We tried to reason with the Bhanushali headman. He looked at us with mild amusement and patiently explained that there was no way they were ever going to share the same water tank with those of the lowest castes. We eventually set up two water tanks on two opposite ends of the village but by the time we were done, I couldn’t but feel like we had just contributed to India’s deepest problem. As we left the village, the headman pointed to the Muslim and Dalit huts and said, “These people exist at our pleasure.”

We did not go back to that village.

Again and again throughout the duration of that relief mission I heard comments about the Muslims in the villages, comments like, “their food is very rough,” “they are dirty people,”  “they have no sense of hygiene.” On one occasion, a housewife from the Bhanushali community we sat down for lunch with, pointedly asked me what my caste was.

I asked her, “Does it matter?” She said, “It does if you want to eat here.” And then probably realizing she had crossed a line, quickly said, “Well, as long as you are a friend of the Brother here, it’s OK.” It was probably the most uncomfortable and demeaning meal I had ever had.

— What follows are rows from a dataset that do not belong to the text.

# chlhnu/DOT-SOCP

Measured on AMD Instinct MI355X. Metric: ADMM iters/sec on NxNxT dot2d staggered grid at 1/2/4/8 MI355X, higher is better.
Workload: dtype f64

## Files before the change

### dot-socp_amd/capi.py

```python
import ctypes
import os

import numpy as np

_HERE = os.path.dirname(os.path.abspath(__file__))
LIB_PATH = os.path.join(_HERE, "lib", "libdotsocp.so")

i64 = ctypes.c_longlong
dbl = ctypes.c_double
vp = ctypes.c_void_p


class DotsocpError(RuntimeError):
    def __init__(self, code, msg):
        super().__init__(f"libdotsocp error {code}: {msg}")
        self.code = code


class Problem(ctypes.Structure):
    _fields_ = [("dim", ctypes.c_int), ("weighted", ctypes.c_int),
                ("ny", i64), ("nx", i64), ("nt", i64),
                ("D", dbl), ("E", dbl), ("cScale", dbl), ("dScale", dbl),
                ("normc", dbl), ("normd", dbl)]


class Opts(ctypes.Structure):
    _fields_ = [("tau", dbl), ("sigma", dbl), ("tol", dbl), ("maxit", i64),
                ("ifCheckStepByStep", ctypes.c_int), ("checkPrimDualFeas", ctypes.c_int),
                ("scaling", ctypes.c_int), ("time_limit", dbl)]


class Result(ctypes.Structure):
    _fields_ = [("sigma", dbl), ("sigma_internal", dbl), ("cScale", dbl), ("dScale", dbl),
                ("times", dbl * 7), ("iters", i64), ("hist_len", i64), ("stopped", ctypes.c_int),
                ("time_extra", dbl)]


class AccOpts(ctypes.Structure):
    _fields_ = [("restart", i64), ("rho", dbl), ("theta", dbl)]


REPORT_BINS = 49
REPORT_RHO_FLOOR = 1e-8


class Report(ctypes.Structure):
    _fields_ = [("n_nodes", i64), ("n_cells", i64), ("mass_err", dbl), ("neg_err", dbl),
                ("rho_min", dbl), ("rho_neg", i64), ("rho_hist", i64 * REPORT_BINS),
                ("fq_max", dbl), ("fq_pos", i64), ("fq_hist", i64 * REPORT_BINS),
                ("cost", dbl), ("nonfinite", i64)]


class AdvectOpts(ctypes.Structure):
    _fields_ = [("n", i64), ("nsub", ctypes.c_int), ("direction", ctypes.c_int), ("rho_floor", dbl)]


class PushOpts(ctypes.Structure):
    _fields_ = [("n", i64), ("nsub", ctypes.c_int), ("direction", ctypes.c_int), ("rho_floor", dbl), ("nf", i64)]


class MapReport(ctypes.Structure):
    _fields_ = [("n", i64), ("n_clamped", i64), ("n_still", i64), ("mass", dbl),
                ("cost_map", dbl), ("cost_length", dbl), ("cost_action", dbl), ("disp_mean", dbl), ("len_mean", dbl),
                ("disp_max", dbl), ("len_max", dbl), ("detour_max", dbl),
                ("detour_hist", i64 * REPORT_BINS), ("detour_over", i64)]


class RenderOpts(ctypes.Structure):
    _fields_ = [("mode", ctypes.c_int), ("channels", ctypes.c_int), ("nf", i64), ("nlevels", ctypes.c_int),
                ("barrier_index", ctypes.c_int), ("vmax", dbl), ("skip_y", i64), ("skip_x", i64), ("mask_frac", dbl)]


class RenderInfo(ctypes.Structure):
    _fields_ = [("vmax", dbl), ("rho_min", dbl), ("nonfinite", i64), ("masked", i64), ("my", i64), ("mx", i64)]


RENDER_LINEAR, RENDER_INVERTED, RENDER_LEVELS = 0, 1, 2
METHOD_INPALM, METHOD_PALM, METHOD_ACCADMM = 0, 1, 2


F_PHI, F_Q, F_ALPHA, F_Z, F_BETA, F_C, F_WEIGHT = range(7)

SYMBOLS = {
    "dotsocp_last_error": (ctypes.c_char_p, []),
    "dotsocp_version": (ctypes.c_char_p, []),
    "dotsocp_device_count": (ctypes.c_int, []),
    "dotsocp_proj_soc": (ctypes.c_int, [vp, vp, i64, i64]),
    "dotsocp_bfd": (ctypes.c_int, [vp, vp, i64, i64, i64, dbl, dbl]),
    "dotsocp_bfd_conj": (ctypes.c_int, [vp, vp, i64, i64, i64, dbl]),
    "dotsocp_bfd1d": (ctypes.c_int, [vp, vp, i64, i64, dbl, dbl]),
    "dotsocp_bfd_conj1d": (ctypes.c_int, [vp, vp, i64, i64, dbl]),
    "dotsocp_oper_poisson": (ctypes.c_int, [vp, vp, i64, i64, i64, dbl]),
    "dotsocp_dctn": (ctypes.c_int, [vp, i64, i64, i64, ctypes.c_int]),
    "dotsocp_proj_soc_dev": (ctypes.c_int, [vp, vp, i64, i64, vp]),
    "dotsocp_bfd_dev": (ctypes.c_int, [vp, vp, i64, i64, i64, dbl, dbl, vp]),
    "dotsocp_bfd_conj_dev": (ctypes.c_int, [vp, vp, i64, i64, i64, dbl, vp]),
    "dotsocp_create": (vp, [ctypes.POINTER(Problem), ctypes.c_int, ctypes.c_int]),
    "dotsocp_create_multi": (vp, [ctypes.POINTER(Problem), ctypes.c_int, ctypes.c_int]),
    "dotsocp_destroy": (None, [vp]),
    "dotsocp_rccl_unique_id": (ctypes.c_int, [vp]),
    "dotsocp_attach_rccl": (ctypes.c_int, [vp, vp, ctypes.c_int, ctypes.c_int]),
    "dotsocp_slab_range": (ctypes.c_int, [i64, ctypes.c_int, ctypes.c_int, ctypes.POINTER(i64), ctypes.POINTER(i64)]),
    "dotsocp_field_len": (i64, [ctypes.POINTER(Problem), ctypes.c_int]),
    "dotsocp_dct_algorithm": (ctypes.c_int, [i64]),
    "dotsocp_dct_levels": (ctypes.c_int, [i64, ctypes.c_int]),
    "dotsocp_cdft_levels": (ctypes.c_int, [i64]),
    "dotsocp_tsolve_tri_safe": (ctypes.c_int, [i64, i64, i64]),
    "dotsocp_cone_writes_beta": (ctypes.c_int, [i64, dbl, i64, ctypes.c_int, ctypes.c_int, ctypes.c_int, dbl, dbl]),
    "dotsocp_rescale_due": (ctypes.c_int, [i64, ctypes.c_int, dbl, dbl]),
    "dotsocp_qcone_form": (ctypes.c_int, [i64, dbl, i64, ctypes.c_int, ctypes.c_int, ctypes.c_int, ctypes.c_int, dbl, dbl]),
    "dotsocp_release_cache": (i64, []),
    "dotsocp_upload": (ctypes.c_int, [vp, ctypes.c_int, vp]),
    "dotsocp_upload_layers": (ctypes.c_int, [vp, ctypes.c_int, vp, i64, i64]),
    "dotsocp_download": (ctypes.c_int, [vp, ctypes.c_int, vp]),
    "dotsocp_begin": (ctypes.c_int, [vp, ctypes.POINTER(Opts)]),
    "dotsocp_begin_method": (ctypes.c_int, [vp, ctypes.POINTER(Opts), ctypes.c_int, ctypes.POINTER(AccOpts)]),
    "dotsocp_run": (ctypes.c_int, [vp, i64, ctypes.POINTER(i64)]),
    "dotsocp_recover_outputs": (ctypes.c_int, [vp, vp, vp, vp, vp, vp, vp, vp, vp]),
    "dotsocp_report_edges": (ctypes.c_int, [vp]),
    "dotsocp_solution_report": (ctypes.c_int, [vp, vp, vp, ctypes.POINTER(Report), vp, vp]),
    "dotsocp_recover_velocity": (ctypes.c_int, [vp, vp, vp, dbl, vp, vp]),
    "dotsocp_advect_particles": (ctypes.c_int, [vp, vp, vp, ctypes.POINTER(AdvectOpts), vp, vp, vp, vp, ctypes.POINTER(i64)]),
    "dotsocp_push_mass": (ctypes.c_int, [vp, vp, vp, ctypes.POINTER(PushOpts), vp, vp, vp, vp, vp, ctypes.POINTER(i64),
                                         ctypes.POINTER(dbl), vp]),
    "dotsocp_map_report": (ctypes.c_int, [vp, vp, vp, ctypes.POINTER(AdvectOpts), vp, vp, vp, ctypes.POINTER(MapReport),
                                          vp, vp, vp]),
    "dotsocp_render_evolution": (ctypes.c_int, [vp, vp, vp, ctypes.POINTER(RenderOpts), vp, vp, vp, vp, vp, vp, vp,
                                                ctypes.POINTER(RenderInfo)]),
    "dotsocp_jump_next_level": (ctypes.c_int, [vp, vp]),
    "dotsocp_finish": (ctypes.c_int, [vp, ctypes.POINTER(Result)]),
    "dotsocp_get_history": (ctypes.c_int, [vp, vp, vp, vp, vp]),
    "dotsocp_set_profiling": (ctypes.c_int, [vp, ctypes.c_int]),
    "dotsocp_kernel_time": (ctypes.c_int, [vp, ctypes.c_char_p, ctypes.POINTER(dbl), ctypes.POINTER(i64)]),
    "dotsocp_canary_check": (ctypes.c_int, []),
    "dotsocp_poisson_phi": (ctypes.c_int, [vp]),
    "dotsocp_synchronize": (ctypes.c_int, [vp]),
    "dotsocp_weights_create": (vp, [ctypes.c_int, i64, i64, i64, ctypes.c_int]),
    "dotsocp_weights_destroy": (None, [vp]),
    "dotsocp_weights_len": (i64, [i64, i64, i64, ctypes.c_int, ctypes.c_int]),
    "dotsocp_weights_set": (ctypes.c_int, [vp, vp]),
    "dotsocp_weights_set_space": (ctypes.c_int, [vp, vp, vp]),
    "dotsocp_weights_restrict": (ctypes.c_int, [vp, ctypes.c_int]),
    "dotsocp_weights_log10_mean": (ctypes.c_int, [vp, ctypes.c_int, ctypes.POINTER(dbl)]),
    "dotsocp_weights_download": (ctypes.c_int, [vp, ctypes.c_int, vp]),
    "dotsocp_upload_weight_from": (ctypes.c_int, [vp, vp, ctypes.c_int]),
}
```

The interesting thing was that most Bhanushalis respected the Catholic brothers, but what troubled me immensely was the fact that their comments about Muslims and Dalits were made within earshot of the children in their homes. These kids were growing up in an atmosphere where prejudice was the norm. Not all Bhanushalis were bigots, of course. In some villages there were those who were genuinely concerned about the welfare of everyone, regardless of caste and religion. It was a breath of fresh air to meet them.

On my way back to Delhi after the completion of the relief mission I broke journey in Ahmedabad and stayed with Shrenikbhai, a family friend, who, hearing about the relief work I had taken part in, suddenly got inspired and decided to take me to meet a friend of his ‘who also does a lot of social work.’

It wasn’t until we reached a large, imposing temple and walked up marble steps and met this social worker friend of his face to face that I realized I was meeting a leading functionary of the Vishwa Hindu Parisad (VHP) in Ahmedabad. I was introduced to the unsmiling man as someone who had spent the last few weeks doing relief work in Naliya. Then, as an afterthought Shrenikbhai helpfully added, “He worked with Christians there.”

The room became very quiet. The VHP man pulled out a pen and paper and pushed it over the desk towards me. “Write down their names and address,” he said.

I took the pen and paper, my mind racing. I do not know what he had in mind or what his intent behind that question was. All I knew was that the VHP was not kindly disposed towards Christians. As I slowly took the cap off the ball-point pen, a thought suddenly truck me. I asked the man, “Can you tell me about some of your projects in Gujarat?”

“Why do you want to know?” he asked.

“Because I know some NRIs in the United States who are looking for worthy projects to sponsor.”

Suddenly, the atmosphere in the room changed. Brochures and booklets were brought out enumerating the various projects that the VHP undertakes. – gaushalas, schools, orphanages. I showed a keen interest in what was being shared and told the man I would send these across to my NRI friends as soon as possible. Chaach (buttermilk) was served and we took our leave shortly thereafter. The Christians in Naliya were forgotten.

The massacre that shook Gujarat, India and the world the following year was horrifying beyond measure, but to me, not surprising. Gujarat was a conflagration waiting to happen. It just needed someone to light the match.

The writer is an educator who conducts community-building workshops for high school students and teachers.